=== Section Start ===
+        so = Y.o0 + X.o0;
+        sdy = Y.o1 - Y.o0;
+        sw = (u32)(X.f * 256.0f) | ((u32)(Y.f * 256.0f) << 16) | (X.o1 != X.o0 ? 0x80000000u : 0u);
+    }
+    q.sp = li; q.kind = kind; q.base = L.src.ptr; q.so = so; q.sdy = sdy; q.sw = sw;
+}
+__device__ __forceinline__ void run_visit(int &run, RunPx &q0, RunPx &q1, RunPx &q2, RunPx &q3, const DevLayout &L, const DevMask *__restrict__ masks, int li,
+                                          int rx, int ry, bool everywhere) {
+    const float fx0 = (float)rx + 0.5f, fx3 = (float)rx + 3.5f, fy = (float)ry + 0.5f;
+    if (run == R_OPEN) {
+        if (everywhere || layout_solid_box(L, masks, fx0, fy, fx3, fy)) {
+            const int tx = rx - L.ix;
+            const u32 off = (u32)b_off(clampi(ry - L.iy, 0, L.tex_h - 1), L.src.pitch, tx * 4);
+            const bool texels = L.type == 0 && (L.flags & DL_ALIGNED) && tx >= 0 && tx + 3 < L.tex_w && (((uintptr_t)L.src.ptr + off) & 15u) == 0;
+            run = L.type != 0 ? R_COLOUR : texels ? R_TEXELS : R_SPLIT;
+            if (run != R_SPLIT) {
+                q0.sp = q1.sp = q2.sp = q3.sp = li;
+                q0.base = L.src.ptr;
+                q0.so = L.type != 0 ? L.solid_px : off;
+            }
+        } else if (!(fx3 < L.left + L.inset || fx0 > L.left + L.width - L.inset || fy < L.top + L.inset || fy > L.top + L.height - L.inset)) {
+            run = R_SPLIT;
+        }
+    }
+    if (run != R_SPLIT) return;
+    run_claim_px(q0, L, masks, li, rx, ry, everywhere);
+    run_claim_px(q1, L, masks, li, rx + 1, ry, everywhere);
+    run_claim_px(q2, L, masks, li, rx + 2, ry, everywhere);
+    run_claim_px(q3, L, masks, li, rx + 3, ry, everywhere);
+}
+
 template <int NV, bool BIG>
 __device__ __forceinline__ void compose_full(const TileFull *__restrict__ pre, int band, int rh, const SurfView &yp, const SurfView &up, const SurfView &vp, int W, int H,
                                              const DevLayout *__restrict__ layouts_g, const DevMask *__restrict__ masks_g, int n, int n_masks,
                                              int srgb_and_ablate, const float *__restrict__ tables, int tiles_x, float *s_tab) {
     const int tile = (int)pre->tile;
     constexpr int BAND_PX = B_TILE_W * B_BAND_ROWS;
-    constexpr int SWEEPS = 2;
-    static_assert(BAND_PX % 512 == 0 && BAND_PX <= 2048, "whole slabs; a list entry keeps the pixel's index in IDX_BITS bits");
+    constexpr int PASSES = B_BAND_ROWS > 8 ? B_BAND_ROWS / 8 : 1;
+    static_assert(BAND_PX % 512 == 0 && BAND_PX <= 2048 && B_BAND_ROWS % 8 == 0, "whole passes; a list entry keeps the pixel's index in IDX_BITS bits");
     constexpr int IDX_BITS = BIG ? 11 : (BAND_PX <= 1024 ? 10 : 11);
     constexpr bool WIDE = BIG || ((B_MAX_LAYOUTS + 1) > (1 << (16 - IDX_BITS)));
     typedef typename std::conditional<WIDE, u32, u16>::type entry_t;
=== Section End ===
— How to complete this task —
Quote the records from their first line to the line with "const DevLayout *__restrict__", inclusive, without adding or dropping anything.

— Result below —
+        so = Y.o0 + X.o0;
+        sdy = Y.o1 - Y.o0;
+        sw = (u32)(X.f * 256.0f) | ((u32)(Y.f * 256.0f) << 16) | (X.o1 != X.o0 ? 0x80000000u : 0u);
+    }
+    q.sp = li; q.kind = kind; q.base = L.src.ptr; q.so = so; q.sdy = sdy; q.sw = sw;
+}
+__device__ __forceinline__ void run_visit(int &run, RunPx &q0, RunPx &q1, RunPx &q2, RunPx &q3, const DevLayout &L, const DevMask *__restrict__ masks, int li,
+                                          int rx, int ry, bool everywhere) {
+    const float fx0 = (float)rx + 0.5f, fx3 = (float)rx + 3.5f, fy = (float)ry + 0.5f;
+    if (run == R_OPEN) {
+        if (everywhere || layout_solid_box(L, masks, fx0, fy, fx3, fy)) {
+            const int tx = rx - L.ix;
+            const u32 off = (u32)b_off(clampi(ry - L.iy, 0, L.tex_h - 1), L.src.pitch, tx * 4);
+            const bool texels = L.type == 0 && (L.flags & DL_ALIGNED) && tx >= 0 && tx + 3 < L.tex_w && (((uintptr_t)L.src.ptr + off) & 15u) == 0;
+            run = L.type != 0 ? R_COLOUR : texels ? R_TEXELS : R_SPLIT;
+            if (run != R_SPLIT) {
+                q0.sp = q1.sp = q2.sp = q3.sp = li;
+                q0.base = L.src.ptr;
+                q0.so = L.type != 0 ? L.solid_px : off;
+            }
+        } else if (!(fx3 < L.left + L.inset || fx0 > L.left + L.width - L.inset || fy < L.top + L.inset || fy > L.top + L.height - L.inset)) {
+            run = R_SPLIT;
+        }
+    }
+    if (run != R_SPLIT) return;
+    run_claim_px(q0, L, masks, li, rx, ry, everywhere);
+    run_claim_px(q1, L, masks, li, rx + 1, ry, everywhere);
+    run_claim_px(q2, L, masks, li, rx + 2, ry, everywhere);
+    run_claim_px(q3, L, masks, li, rx + 3, ry, everywhere);
+}
+
 template <int NV, bool BIG>
 __device__ __forceinline__ void compose_full(const TileFull *__restrict__ pre, int band, int rh, const SurfView &yp, const SurfView &up, const SurfView &vp, int W, int H,
                                              const DevLayout *__restrict__ layouts_g, const DevMask *__restrict__ masks_g, int n, int n_masks,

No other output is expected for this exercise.